Islam in France Islamic brutality Manfred Gerstenfeld

Dr.Manfred Gerstenfeld: France’s Superficial Skirmishes with Violent Muslims…….


This is a slightly extended version of the original that was originally published at the Begin-Sadat Center for Strategic Studies (BESA).


France’s Superficial Skirmishes with Violent Muslims

By Dr.Manfred Gerstenfeld

A public uproar followed. Macron and his government understood that swift action had to be taken. A government program was announced which consisted of dozens of raids and arrests of individuals, and the disbandment of a few Muslim associations with connections to radical Islam. One of these was the “Cheikh Yassine Collective,” named after the founder of the Hamas terror group. France’s interior minister, Gerard Darmanin, said that its president, Abdelhakim Sefrioui, apparently launched a fatwa against the teacher.1 Furthermore, the expulsion of a number of radical asylum seekers was announced.2


Other incidents followed. The main one was a terror attack on 29 October in a church in Nice. A Tunisian killed three people. 3Another strand of violence was when an Armenian memorial near Lyon was tagged with pro-Turkish slogans and inscriptions of the Grey Wolves names, an extreme Turkish organization.4 The French government thereupon banned the Grey Wolves.5


In the background, there was already at the time of the beheading of the teacher at least one more substantial reason for Macron to take significant action. The next presidential elections will take place in 2022. As matters stand now it seems that in the runoff the two contenders will be — as in the 2017 election — Macron and Marine Le Pen, leader of the populist rightist party the National Rally.
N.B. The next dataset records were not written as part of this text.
@@ -79,15 +105,50 @@
 #pragma unroll
       for (int kx = 0; kx < 3; ++kx)
 #pragma unroll
-        for (int k = 0; k < 8; ++k) acc[ky][kx][k] = fmaf(wy[a], hs[kx][k], acc[ky][kx][k]);
-    }
-  }
-  const long N = (long)nvec * 8;
-  T* dst = E + (((long)b * h + i) * w + j) * (9 * N) + v * 8;
-#pragma unroll
-  for (int ky = 0; ky < 3; ++ky)
-#pragma unroll
-    for (int kx = 0; kx < 3; ++kx) store8(dst + (ky * 3 + kx) * N, acc[ky][kx]);
+        for (int k = 0; k < V; ++k) acc[ky][kx][k] = fmaf(wy[a], hs[kx][k], acc[ky][kx][k]);
+    }
+  }
+  const long N = (long)nvec * V;
+  if (live) {
+    T* dst = E + (((long)b * h + i) * w + j) * (9 * N) + v * V;
+#pragma unroll
+    for (int ky = 0; ky < 3; ++ky)
+#pragma unroll
+      for (int kx = 0; kx < 3; ++kx) storeV(dst + (ky * 3 + kx) * N, acc[ky][kx]);
+  }
+  if constexpr (SUMS) {
+    __shared__ float red[256 * V];
+#pragma unroll
+    for (int k = 0; k < V; ++k) red[threadIdx.x * V + k] = live ? bs[k] : 0.f;
+    __syncthreads();
+    const int first = (int)(((long)blockIdx.y * 256) % nvec);
+    float* prow = part + ((long)blockIdx.x * gridDim.y + blockIdx.y) * N;
+    for (int n = threadIdx.x; n < (int)N; n += 256) {
+      const int vv = n / V, k = n - vv * V;
+      int t = vv - first;
+      if (t < 0) t += nvec;
+      float s = 0.f;
+      for (; t < 256; t += nvec) s += red[t * V + k];
+      prow[n] = s;
+    }
+  }
+}
+
+constexpr long UPADJ_PARTS = 1024;
+__global__ __launch_bounds__(256) void upconv_adj_compact_kernel(const float* __restrict__ fine, long R, long rpb, int N,
+                                                                 float* __restrict__ out) {
+  const long r0 = (long)blockIdx.x * rpb;
+  const long r1 = r0 + rpb < R ? r0 + rpb : R;
+  for (int n = threadIdx.x; n < N; n += 256) {
+    float s[4] = {0.f, 0.f, 0.f, 0.f};
+    long r = r0;
+    for (; r + 3 < r1; r += 4) {
+#pragma unroll
+      for (int q = 0; q < 4; ++q) s[q] += fine[(r + q) * N + n];
+    }
+    for (; r < r1; ++r) s[0] += fine[r * N + n];
+    out[(long)blockIdx.x * N + n] = (s[0] + s[1]) + (s[2] + s[3]);
+  }
 }
 
 __global__ __launch_bounds__(256) void upconv_adj_unpack_kernel(const float* __restrict__ gE, float* __restrict__ gwp, int N,
@@ -107,21 +168,66 @@
 
 }
 
-extern "C" int vkas_upconv_adj(const void* dz, long lddz, void* E, int B, int h, int w, int N, int dtype, void* stream) {
+namespace {
+int upadj_vec() {
+  static const int vec = (getenv("VKAS_UPADJ_VEC") && atoi(getenv("VKAS_UPADJ_VEC")) == 8) ? 8 : 4;
+  return vec;
+}
+long upadj_fine_rows(int B, int h, int w, int N) { return (long)B * h * vkas_cdiv((long)w * (N / upadj_vec()), 256); }
+
+template <typename T, int V>
+void upadj_launch(dim3 grid, const void* dz, long lddz, void* E, int h, int w, int N, float* part, hipStream_t st) {
+  if (part) upconv_adj_kernel<T, V, true><<<grid, 256, 0, st>>>((const T*)dz, lddz, (T*)E, h, w, N / V, part);
+  else upconv_adj_kernel<T, V, false><<<grid, 256, 0, st>>>((const T*)dz, lddz, (T*)E, h, w, N / V, nullptr);
+}
+}
+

After the murder, Le Pen gave a press conference. She said that France needs wartime legislation to combat “an organized and already installed force.” Le Pen added that Macron had proposed an inadequate and anachronistic containment strategy while the situation called for a strategy of re-conquest.6


Macron was a star pupil of the French elite state academic establishment. He is far more intelligent and knowledgeable than Le Pen. Macron is also a much better debater as became very clear in the runoff debate during the 2017 elections. Yet in a future debate Le Pen will have a huge argument: there is a major threat to France’s fundamental values and society coming out of a significant part of the Muslim community living in the country. She may even drop the words “part.


The estimate frequently propagated about the number of Muslims in France is often 6%. That is most probably on the low side. In a debate, Le Pen can say: “You have talked a lot about the radical Muslim problem and you haven’t dealt with it structurally.” She can give many examples as the number of ghettos in France – almost entirely populated by Muslims. A 2004 report found that approximately 1.8 million people across France were living in places which were either “already ghettos or on the way to becoming them”.7 Not much progress to eliminate them has since been made. Authorities have difficulty entering these so-called “no go” areas. Any additional incident between now and the elections can be used by Le Pen to strengthen her case.


There are two levels of consideration that arise regarding Le Pen’s proposals and their compatibility with French law. The first is that within the rules of liberal democracy violent Muslims can probably not be fought effectively. More profoundly, if push came to shove, it may well be that in the necessary battle against radical Muslims, a majority of the French are in favor of taking action outside the boundaries set by liberal democracy.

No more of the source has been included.